- **Work order**
Take the line that has "if ((e < -Z_to_H" in it and every line after it to the end of the entries, and reproduce them exactly.

[Stored items]
__global__ void k_set_dtbt(Dm d, const double *__restrict__ G, const double *__restrict__ pbce,
                           const double *__restrict__ frhatu, const double *__restrict__ frhatv,
                           double gtot_est, double Z_to_H, double zadd, int add_max, double bebt, double cor_scale2,
                           double *Idt_max2_out, const double *__restrict__ eta) {
  const int i = blockIdx.x * blockDim.x + threadIdx.x, j = blockIdx.y * blockDim.y + threadIdx.y;
  if (i > d.ni - 1 || j > d.nj - 1) return;
  const int st = d.pitch;
  const size_t c = ix2(d, i, j), slab = (size_t)d.slab;
  const double *bathyT = gm(G, d, MOM6X_G_bathyT), *dy_Cu = gm(G, d, MOM6X_G_dy_Cu), *dx_Cv = gm(G, d, MOM6X_G_dx_Cv);
  const double *IdxCu = gm(G, d, MOM6X_G_IdxCu), *IdyCv = gm(G, d, MOM6X_G_IdyCv), *f2 = gm(G, d, MOM6X_G_Coriolis2Bu);
  double DatuE, DatuW, DatvN, DatvS;
  if (add_max) {
    DatuE = dy_Cu[c] * Z_to_H * dmax(dmax(bathyT[c + 1], bathyT[c]) + zadd, 0.0);
    DatuW = dy_Cu[c - 1] * Z_to_H * dmax(dmax(bathyT[c], bathyT[c - 1]) + zadd, 0.0);
    DatvN = dx_Cv[c] * Z_to_H * dmax(dmax(bathyT[c + st], bathyT[c]) + zadd, 0.0);
    DatvS = dx_Cv[c - st] * Z_to_H * dmax(dmax(bathyT[c], bathyT[c - st]) + zadd, 0.0);
  } else {
    auto Hc = [&](size_t x) { return eta ? (bathyT[x] * Z_to_H + eta[x]) : ((bathyT[x] + zadd) * Z_to_H); };
    const double H0 = Hc(c), HE = Hc(c + 1), HW = Hc(c - 1);
    const double HN = Hc(c + st), HS = Hc(c - st);
    DatuE = 0.0; if ((H0 > 0.0) && (HE > 0.0)) DatuE = dy_Cu[c] * (2.0 * H0 * HE) / (H0 + HE);
    DatuW = 0.0; if ((HW > 0.0) && (H0 > 0.0)) DatuW = dy_Cu[c - 1] * (2.0 * HW * H0) / (HW + H0);
    DatvN = 0.0; if ((H0 > 0.0) && (HN > 0.0)) DatvN = dx_Cv[c] * (2.0 * H0 * HN) / (H0 + HN);
    DatvS = 0.0; if ((HS > 0.0) && (H0 > 0.0)) DatvS = dx_Cv[c - st] * (2.0 * HS * H0) / (HS + H0);
  }
  double gE = gtot_est, gW = gtot_est, gN = gtot_est, gS = gtot_est;
  if (pbce) {
    gE = gW = gN = gS = 0.0;
    for (int k = 0; k < d.nk; k++) {
      const double pb = pbce[c + k * slab];
      gE = gE + pb * frhatu[c + k * slab];
      gW = gW + pb * frhatu[c - 1 + k * slab];
      gN = gN + pb * frhatv[c + k * slab];
      gS = gS + pb * frhatv[c - st + k * slab];
    }
  }
  Idt_max2_out[c] = 0.5 * (1.0 + 2.0 * bebt) * (gm(G, d, MOM6X_G_IareaT)[c] *
      (((gE * DatuE * IdxCu[c]) + (gW * DatuW * IdxCu[c - 1])) + ((gN * DatvN * IdyCv[c]) + (gS * DatvS * IdyCv[c - st]))) +
      ((f2[c] + f2[c - 1 - st]) + (f2[c - 1] + f2[c - st])) * cor_scale2);
}

struct ColArgs {
  const double *visc_rem, *frhat, *U_Cor, *pbce, *uh0, *u_uh0, *U_in, *bc_accel, *tau, *tau_bot, *IDat;
  const double *hf; double h_neglect;
  double *ubt_Cor, *gtot_m , *gtot_p , *uh0sum, *ubt0, *ubt, *BT_force, *bt_rem;
  double Instep, RZ_to_H, vel_underflow;
  int nstep, wt_uv_bug, visc_rem_u_uh0, strong_drag;
};

template <int DIR, bool HF>
__global__ void __launch_bounds__(256)
k_bt_col(Dm d, const double *__restrict__ G, ColArgs A) {
  const int i = I_BASE((DIR ? 0 : -1)) + blockIdx.x * blockDim.x + threadIdx.x;
  const int j = (DIR ? -1 : 0) + blockIdx.y * blockDim.y + threadIdx.y;
  if (i > d.ni - 1 || j > d.nj - 1) return;
  if (i < ((DIR ? 0 : -1))) return;
  const int st = DIR ? d.pitch : 1, nz = d.nk;
  const size_t c = ix2(d, i, j), slab = (size_t)d.slab;
  const double subroundoff = 1e-30;
  const double mC = gm(G, d, DIR ? MOM6X_G_mask2dCv : MOM6X_G_mask2dCu)[c];
  double Ihattot = 0.0;
  if (HF) {
    double hattot = 0.0;
    for (int k = 0; k < nz; k++) hattot = hattot + A.hf[c + (size_t)k * slab];
    Ihattot = mC / (hattot + A.h_neglect);
  }
#define FRH(k) (HF ? A.hf[c + (size_t)(k) * slab] * Ihattot : A.frhat[c + (size_t)(k) * slab])
  double Iwt_tot = 1.0;
  if (!A.wt_uv_bug) {
    double tot = 0.0;
    for (int k = 0; k < nz; k++) {
      double vr = dmin(A.visc_rem[c + k * slab], 1.);
      vr = dmax(vr, 1. - 0.5 * A.Instep / (vr + subroundoff));
      vr = dmax(vr, 0.);
      const double w = FRH(k) * vr;
      tot = (k == 0) ? w : (tot + w);
    }
    Iwt_tot = tot;
    if (fabs(tot) > 0.0) Iwt_tot = mC / tot;
  }
  double ubt_Cor = 0.0, gm_ = 0.0, gp_ = 0.0, uh0sum = 0.0, ubt0 = 0.0, ubt = 0.0, av_rem = 0.0;
  double BT_force = 0.0;
  if (mC > 0.0) {
    BT_force = A.tau[c] * A.RZ_to_H * A.IDat[c] * A.visc_rem[c];
    if (A.tau_bot) BT_force = BT_force - A.tau_bot[c] * A.RZ_to_H * A.IDat[c];
  }
  for (int k = 0; k < nz; k++) {
    const size_t f = c + k * slab;
    const double vrem = A.visc_rem[f], frh = FRH(k);
    double vr = dmin(vrem, 1.);
    vr = dmax(vr, 1. - 0.5 * A.Instep / (vr + subroundoff));
    vr = dmax(vr, 0.);
    double wt = frh * vr;
    if (!A.wt_uv_bug) wt = wt * Iwt_tot;
    ubt_Cor = ubt_Cor + wt * A.U_Cor[f];
    gm_ = gm_ + A.pbce[f] * wt;
    gp_ = gp_ + A.pbce[f + st] * wt;
    if (A.uh0) {
      uh0sum = uh0sum + A.uh0[f];
      ubt0 = ubt0 + (A.visc_rem_u_uh0 ? wt : frh) * A.u_uh0[f];
    }
    ubt = ubt + wt * A.U_in[f];
    BT_force = BT_force + wt * A.bc_accel[f];
    av_rem = av_rem + frh * vrem;
  }
#undef FRH
  A.ubt_Cor[c] = ubt_Cor;
  A.gtot_m[c] = gm_;
  A.gtot_p[c + st] = gp_;
  if (A.uh0) { A.uh0sum[c] = uh0sum; A.ubt0[c] = ubt0; }
  if (fabs(ubt) < A.vel_underflow) ubt = 0.0;
  A.ubt[c] = ubt;
  A.BT_force[c] = BT_force;
  double bt_rem;
  if (A.strong_drag) {
    bt_rem = mC * ((A.nstep * av_rem) / (1.0 + (A.nstep - 1) * av_rem));
  } else {
    bt_rem = 0.0;
    if (mC * av_rem > 0.0) bt_rem = mC * pow(av_rem, A.Instep);
  }
  A.bt_rem[c] = bt_rem;
}

__global__ void k_btcont_copy(Dm d, mom6x_BT_cont BT, double *tmp) {
  const int i = -1 + blockIdx.x * blockDim.x + threadIdx.x;
  const int j = -1 + blockIdx.y * blockDim.y + threadIdx.y;
  if (i > d.ni - 1 || j > d.nj - 1) return;
  const size_t c = ix2(d, i, j), slab = (size_t)d.slab;
  if (j >= 0) {
    tmp[0 * slab + c] = BT.uBT_EE[c]; tmp[1 * slab + c] = BT.uBT_WW[c]; tmp[2 * slab + c] = BT.FA_u_EE[c];
    tmp[3 * slab + c] = BT.FA_u_E0[c]; tmp[4 * slab + c] = BT.FA_u_W0[c]; tmp[5 * slab + c] = BT.FA_u_WW[c];
  }
  if (i >= 0) {
    tmp[6 * slab + c] = BT.vBT_NN[c]; tmp[7 * slab + c] = BT.vBT_SS[c]; tmp[8 * slab + c] = BT.FA_v_NN[c];
    tmp[9 * slab + c] = BT.FA_v_N0[c]; tmp[10 * slab + c] = BT.FA_v_S0[c]; tmp[11 * slab + c] = BT.FA_v_SS[c];
  }
}
__global__ void k_face_areas_as_fits(Dm d, const double *__restrict__ G, double Z_ref, double Z_to_H, double *tmp, const double *__restrict__ eta) {
  const int i = -2 + blockIdx.x * blockDim.x + threadIdx.x;
  const int j = -2 + blockIdx.y * blockDim.y + threadIdx.y;
  if (i > d.ni || j > d.nj) return;
  const int st = d.pitch;
  const size_t c = ix2(d, i, j), slab = (size_t)d.slab;
  const double *bathyT = gm(G, d, MOM6X_G_bathyT);
  const double H1 = eta ? (bathyT[c] * Z_to_H + eta[c]) : ((bathyT[c] + Z_ref) * Z_to_H);
  if (j >= -1) {
    const double H2 = eta ? (bathyT[c + 1] * Z_to_H + eta[c + 1]) : ((bathyT[c + 1] + Z_ref) * Z_to_H);
    double Dat = 0.0;
    if ((H1 > 0.0) && (H2 > 0.0)) Dat = gm(G, d, MOM6X_G_dy_Cu)[c] * (2.0 * H1 * H2) / (H1 + H2);
    tmp[0 * slab + c] = -1.0e100; tmp[1 * slab + c] = 1.0e100;
    tmp[2 * slab + c] = Dat; tmp[3 * slab + c] = Dat; tmp[4 * slab + c] = Dat; tmp[5 * slab + c] = Dat;
  }
  if (i >= -1) {
    const double H2 = eta ? (bathyT[c + st] * Z_to_H + eta[c + st]) : ((bathyT[c + st] + Z_ref) * Z_to_H);
    double Dat = 0.0;
    if ((H1 > 0.0) && (H2 > 0.0)) Dat = gm(G, d, MOM6X_G_dx_Cv)[c] * (2.0 * H1 * H2) / (H1 + H2);
    tmp[6 * slab + c] = -1.0e100; tmp[7 * slab + c] = 1.0e100;
    tmp[8 * slab + c] = Dat; tmp[9 * slab + c] = Dat; tmp[10 * slab + c] = Dat; tmp[11 * slab + c] = Dat;
  }
}
__global__ void k_face_areas_eta(Dm d, const double *__restrict__ G, double Z_to_H, const double *__restrict__ eta, double *Bu, double *Bv,
                                 int isv, int iev, int jsv, int jev) {
  const int i = isv - 2 + blockIdx.x * blockDim.x + threadIdx.x;
  const int j = jsv - 2 + blockIdx.y * blockDim.y + threadIdx.y;
  if (i > iev + 1 || j > jev + 1) return;
  const int st = d.pitch;
  const size_t c = ix2(d, i, j), slab = (size_t)d.slab;
  const double *bathyT = gm(G, d, MOM6X_G_bathyT);
  const double H1 = bathyT[c] * Z_to_H + eta[c];
  if (j >= jsv - 1) {
    const double H2 = bathyT[c + 1] * Z_to_H + eta[c + 1];
    double Dat = 0.0;
    if ((H1 > 0.0) && (H2 > 0.0)) Dat = gm(G, d, MOM6X_G_dy_Cu)[c] * (2.0 * H1 * H2) / (H1 + H2);
    Bu[B_FA_EE * slab + c] = Dat; Bu[B_FA_E0 * slab + c] = Dat; Bu[B_FA_W0 * slab + c] = Dat; Bu[B_FA_WW * slab + c] = Dat;
  }
  if (i >= isv - 1) {
    const double H2 = bathyT[c + st] * Z_to_H + eta[c + st];
    double Dat = 0.0;
    if ((H1 > 0.0) && (H2 > 0.0)) Dat = gm(G, d, MOM6X_G_dx_Cv)[c] * (2.0 * H1 * H2) / (H1 + H2);
    Bv[B_FA_EE * slab + c] = Dat; Bv[B_FA_E0 * slab + c] = Dat; Bv[B_FA_W0 * slab + c] = Dat; Bv[B_FA_WW * slab + c] = Dat;
  }
}
__global__ void k_btcl(Dm d, const double *__restrict__ tmp, double *Bu, double *Bv, int hs) {
  const int i = -hs - 1 + blockIdx.x * blockDim.x + threadIdx.x;
  const int j = -hs - 1 + blockIdx.y * blockDim.y + threadIdx.y;
  if (i > d.ni - 1 + hs || j > d.nj - 1 + hs) return;
  const size_t c = ix2(d, i, j), slab = (size_t)d.slab;
  const double C1_3 = 1.0 / 3.0;
  for (int dir = 0; dir < 2; dir++) {
    if (dir == 0 && j < -hs) continue;
    if (dir == 1 && i < -hs) continue;
    const double *t = tmp + (size_t)(dir * 6) * slab;
    double *B = dir ? Bv : Bu;
    const double FA_EE = t[2 * slab + c], FA_E0 = t[3 * slab + c], FA_W0 = t[4 * slab + c], FA_WW = t[5 * slab + c];
    const double uBT_EE = 1.0 * t[0 * slab + c], uBT_WW = 1.0 * t[1 * slab + c];
    B[B_FA_EE * slab + c] = FA_EE; B[B_FA_E0 * slab + c] = FA_E0; B[B_FA_W0 * slab + c] = FA_W0; B[B_FA_WW * slab + c] = FA_WW;
    B[B_uBT_EE * slab + c] = uBT_EE; B[B_uBT_WW * slab + c] = uBT_WW;
    B[B_uh_EE * slab + c] = uBT_EE * (C1_3 * (2.0 * FA_E0 + FA_EE));
    B[B_uh_WW * slab + c] = uBT_WW * (C1_3 * (2.0 * FA_W0 + FA_WW));
    double crvW = 0.0, crvE = 0.0;
    if (fabs(uBT_WW) > 0.0) crvW = (C1_3 * (FA_WW - FA_W0)) / (uBT_WW * uBT_WW);
    if (fabs(uBT_EE) > 0.0) crvE = (C1_3 * (FA_EE - FA_E0)) / (uBT_EE * uBT_EE);
    B[B_crvW * slab + c] = crvW; B[B_crvE * slab + c] = crvE;
  }
// ... 371 lines not shown
                               dtA * ((s_un[ty][tx - 1] - s_un[ty][tx]) + (s_vn[ty - 1][tx] - s_vn[ty][tx]));
      work[(size_t)P.e_out * slab + c] = eta_PF_BT;
      if (A.find_etaav && (fabs(A.wt_accel2_next) > 0.0) && i >= 0 && i <= d.ni - 1 && j >= 0 && j <= d.nj - 1)
        work[W_eta_sum * slab + c] = work[W_eta_sum * slab + c] + A.wt_accel2_next * eta_PF_BT;
    }
    if (i >= 0 && i < d.ni && j >= 0 && j < d.nj) {
      const double bT = gm(G, d, MOM6X_G_bathyT)[c];
      if ((e < -Z_to_H * bT) && (gm(G, d, MOM6X_G_mask2dT)[c] > 0.0)) {
        atomicAdd(&warn[0], 1ULL);
        if (atomicCAS(&warn[1], 0ULL, 1ULL) == 0ULL) { warn_info[0] = e; warn_info[1] = -bT; warn_info[2] = (double)i; warn_info[3] = (double)j; }
      }
    }
  }
}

- **Exercise result**
      if ((e < -Z_to_H * bT) && (gm(G, d, MOM6X_G_mask2dT)[c] > 0.0)) {
        atomicAdd(&warn[0], 1ULL);
        if (atomicCAS(&warn[1], 0ULL, 1ULL) == 0ULL) { warn_info[0] = e; warn_info[1] = -bT; warn_info[2] = (double)i; warn_info[3] = (double)j; }
      }
    }
  }
}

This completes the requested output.